The supported operators are as follows:
- Pooling
- SoftmaxV2
- LRN
- ROIAlign
Default value: None
Performance tuning
IO Binding
The I/O Binding feature should be utilized to avoid overhead resulting from copies on inputs and outputs.
- Python
import numpy as np
import onnxruntime as ort
providers = [
(
"CANNExecutionProvider",
{
"device_id": 0,
"arena_extend_strategy": "kNextPowerOfTwo",
"npu_mem_limit": 2 * 1024 * 1024 * 1024,
"enable_cann_graph": True,
},
),
"CPUExecutionProvider",
]
model_path = '<path to model>'
options = ort.SessionOptions()
options.graph_optimization_level = ort.GraphOptimizationLevel.ORT_DISABLE_ALL
options.execution_mode = ort.ExecutionMode.ORT_PARALLEL
session = ort.InferenceSession(model_path, sess_options=options, providers=providers)
x = np.array([[1.0, 2.0], [3.0, 4.0], [5.0, 6.0]], dtype=np.int64)
x_ortvalue = ort.OrtValue.ortvalue_from_numpy(x, "cann", 0)
io_binding = sess.io_binding()
io_binding.bind_ortvalue_input(name="input", ortvalue=x_ortvalue)
io_binding.bind_output("output", "cann")
sess.run_with_iobinding(io_binding)
return io_binding.get_outputs()[0].numpy()
- C/C++(future)
Samples
Currently, users can use C/C++ and Python API on CANN EP.
Python
import onnxruntime as ort
model_path = '<path to model>'
options = ort.SessionOptions()
providers = [
(
"CANNExecutionProvider",
{
"device_id": 0,
"arena_extend_strategy": "kNextPowerOfTwo",
"npu_mem_limit": 2 * 1024 * 1024 * 1024,
"op_select_impl_mode": "high_performance",
"optypelist_for_implmode": "Gelu",
"enable_cann_graph": True
},
),
"CPUExecutionProvider",
]
session = ort.InferenceSession(model_path, sess_options=options, providers=providers)
C/C++
const static OrtApi *g_ort = OrtGetApiBase()->GetApi(ORT_API_VERSION);
OrtSessionOptions *session_options;
g_ort->CreateSessionOptions(&session_options);
OrtCANNProviderOptions *cann_options = nullptr;
g_ort->CreateCANNProviderOptions(&cann_options);
std::vector<const char *> keys{"device_id", "npu_mem_limit", "arena_extend_strategy", "enable_cann_graph"};
std::vector<const char *> values{"0", "2147483648", "kSameAsRequested", "1"};
g_ort->UpdateCANNProviderOptions(cann_options, keys.data(), values.data(), keys.size());
g_ort->SessionOptionsAppendExecutionProvider_CANN(session_options, cann_options);
// Finally, don't forget to release the provider options and session options
g_ort->ReleaseCANNProviderOptions(cann_options);
g_ort->ReleaseSessionOptions(session_options);
Supported ops
Following ops are supported by the CANN Execution Provider in single-operator Inference mode.
Operator | Note |
---|---|
ai.onnx:Abs | |
ai.onnx:Add | |
ai.onnx:AveragePool | Only 2D Pool is supported. |
ai.onnx:BatchNormalization | |
ai.onnx:Cast | |
ai.onnx:Ceil | |
ai.onnx:Conv | Only 2D Conv is supported.
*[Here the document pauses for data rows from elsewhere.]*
void gemm_dispatch_f32(hipStream_t st, const GemmArgs& as, int tile, int epi, int npad, int n_utt, int max_rows, hipEvent_t e0, hipEvent_t e1);
void gemm_dispatch_bf16(hipStream_t st, const GemmArgs& as, int tile, int epi, int npad, int n_utt, int max_rows, hipEvent_t e0, hipEvent_t e1);
void gemm_dispatch_f16(hipStream_t st, const GemmArgs& as, int tile, int epi, int npad, int n_utt, int max_rows, hipEvent_t e0, hipEvent_t e1);
void gemm_dispatch_x3(hipStream_t st, const GemmArgs& as, int tile, int epi, int npad, int n_utt, int max_rows, hipEvent_t e0, hipEvent_t e1);
int launch_conv_gemm16_main(hipStream_t st, const GemmArgs& a, int npad, int n_utt);

}

#include "gemm_plan.hip.h"

namespace stts {

#ifndef STTS_GEMM_NO_LAUNCHER
template <int BM, int BN, int WM, int WN, int KS = 1, bool GL = false, int PR = PREC_F32>
inline void launch_cfg(hipStream_t st, const GemmArgs& a, int epi, int npad, int n_utt, int max_rows, hipEvent_t e0 = nullptr, hipEvent_t e1 = nullptr) {
  dim3 grid(npad / BM, ceil_div(max_rows, BN), n_utt * (a.ksplit > 1 ? a.ksplit : 1)), block(WM * WN * 64 * KS);
  if (a.compact) grid = dim3(npad / BM, a.tiles_y, a.ksplit > 1 ? a.ksplit : 1);
  if constexpr (GL && PR != PREC_F32) {
    if (a.nseg == 1) STTS_LAUNCH_TIMED((conv_gemm_f32<BM, BN, WM, WN, EPI_STORE, KS, true, PR, false, false, true>), grid, block, st, e0, e1, a);
    else STTS_LAUNCH_TIMED((conv_gemm_f32<BM, BN, WM, WN, EPI_STORE, KS, true, PR, false, true, true>), grid, block, st, e0, e1, a);
    return;
  } else
  switch (epi) {
    case EPI_STORE:
      if constexpr (!GL && PR != PREC_F32 && KS == 1) {
        if (a.x16) {
          if (a.nseg == 1) STTS_LAUNCH_TIMED((conv_gemm_f32<BM, BN, WM, WN, EPI_STORE, KS, GL, PR, false, false, true>), grid, block, st, e0, e1, a);
          else STTS_LAUNCH_TIMED((conv_gemm_f32<BM, BN, WM, WN, EPI_STORE, KS, GL, PR, false, true, true>), grid, block, st, e0, e1, a);
          break;
        }
      }
      if constexpr (!GL) {
        if (a.xaff) {
          if (a.nseg == 1) STTS_LAUNCH_TIMED((conv_gemm_f32<BM, BN, WM, WN, EPI_STORE, KS, GL, PR, 1, false>), grid, block, st, e0, e1, a);
          else STTS_LAUNCH_TIMED((conv_gemm_f32<BM, BN, WM, WN, EPI_STORE, KS, GL, PR, 1, true>), grid, block, st, e0, e1, a);
          break;
        }
        if (a.nseg == 1) {
          STTS_LAUNCH_TIMED((conv_gemm_f32<BM, BN, WM, WN, EPI_STORE, KS, GL, PR, false, false>), grid, block, st, e0, e1, a);
          break;
        }
      }
      STTS_LAUNCH_TIMED((conv_gemm_f32<BM, BN, WM, WN, EPI_STORE, KS, GL, PR>), grid, block, st, e0, e1, a);
      break;
    case EPI_SPLIT_ACC: STTS_LAUNCH_TIMED((conv_gemm_f32<BM, BN, WM, WN, EPI_SPLIT_ACC, KS, GL, PR>), grid, block, st, e0, e1, a); break;
    default:
      if constexpr (BM / WM >= 64) {
        if (epi == EPI_GATE) STTS_LAUNCH_TIMED((conv_gemm_f32<BM, BN, WM, WN, EPI_GATE, KS, GL, PR>), grid, block, st, e0, e1, a);
        else if (epi == EPI_COUPLE) STTS_LAUNCH_TIMED((conv_gemm_f32<BM, BN, WM, WN, EPI_COUPLE, KS, GL, PR>), grid, block, st, e0, e1, a);
        else STTS_LAUNCH_TIMED((conv_gemm_f32<BM, BN, WM, WN, EPI_PRIOR, KS, GL, PR>), grid, block, st, e0, e1, a);
      }
      break;
  }
}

Weights and bias should be constant. |
ai.onnx:Cos | |
ai.onnx:Div | |
ai.onnx:Dropout | |
ai.onnx:Exp | |
ai.onnx:Erf | |
ai.onnx:Flatten | |
ai.onnx:Floor | |
ai.onnx:Gemm | |
ai.onnx:GlobalAveragePool | |
ai.onnx:GlobalMaxPool | |
ai.onnx:Identity | |
ai.onnx:Log | |
ai.onnx:MatMul | |
ai.onnx:MaxPool | Only 2D Pool is supported. |
ai.onnx:Mul | |
ai.onnx:Neg | |
ai.onnx:Reciprocal | |
ai.onnx:Relu | |
ai.onnx:Reshape | |
ai.onnx:Round | |
ai.onnx:Sin | |
ai.onnx:Sqrt | |
ai.onnx:Sub | |
ai.onnx:Transpose |
Additional Resources
Additional operator support and performance tuning will be added soon.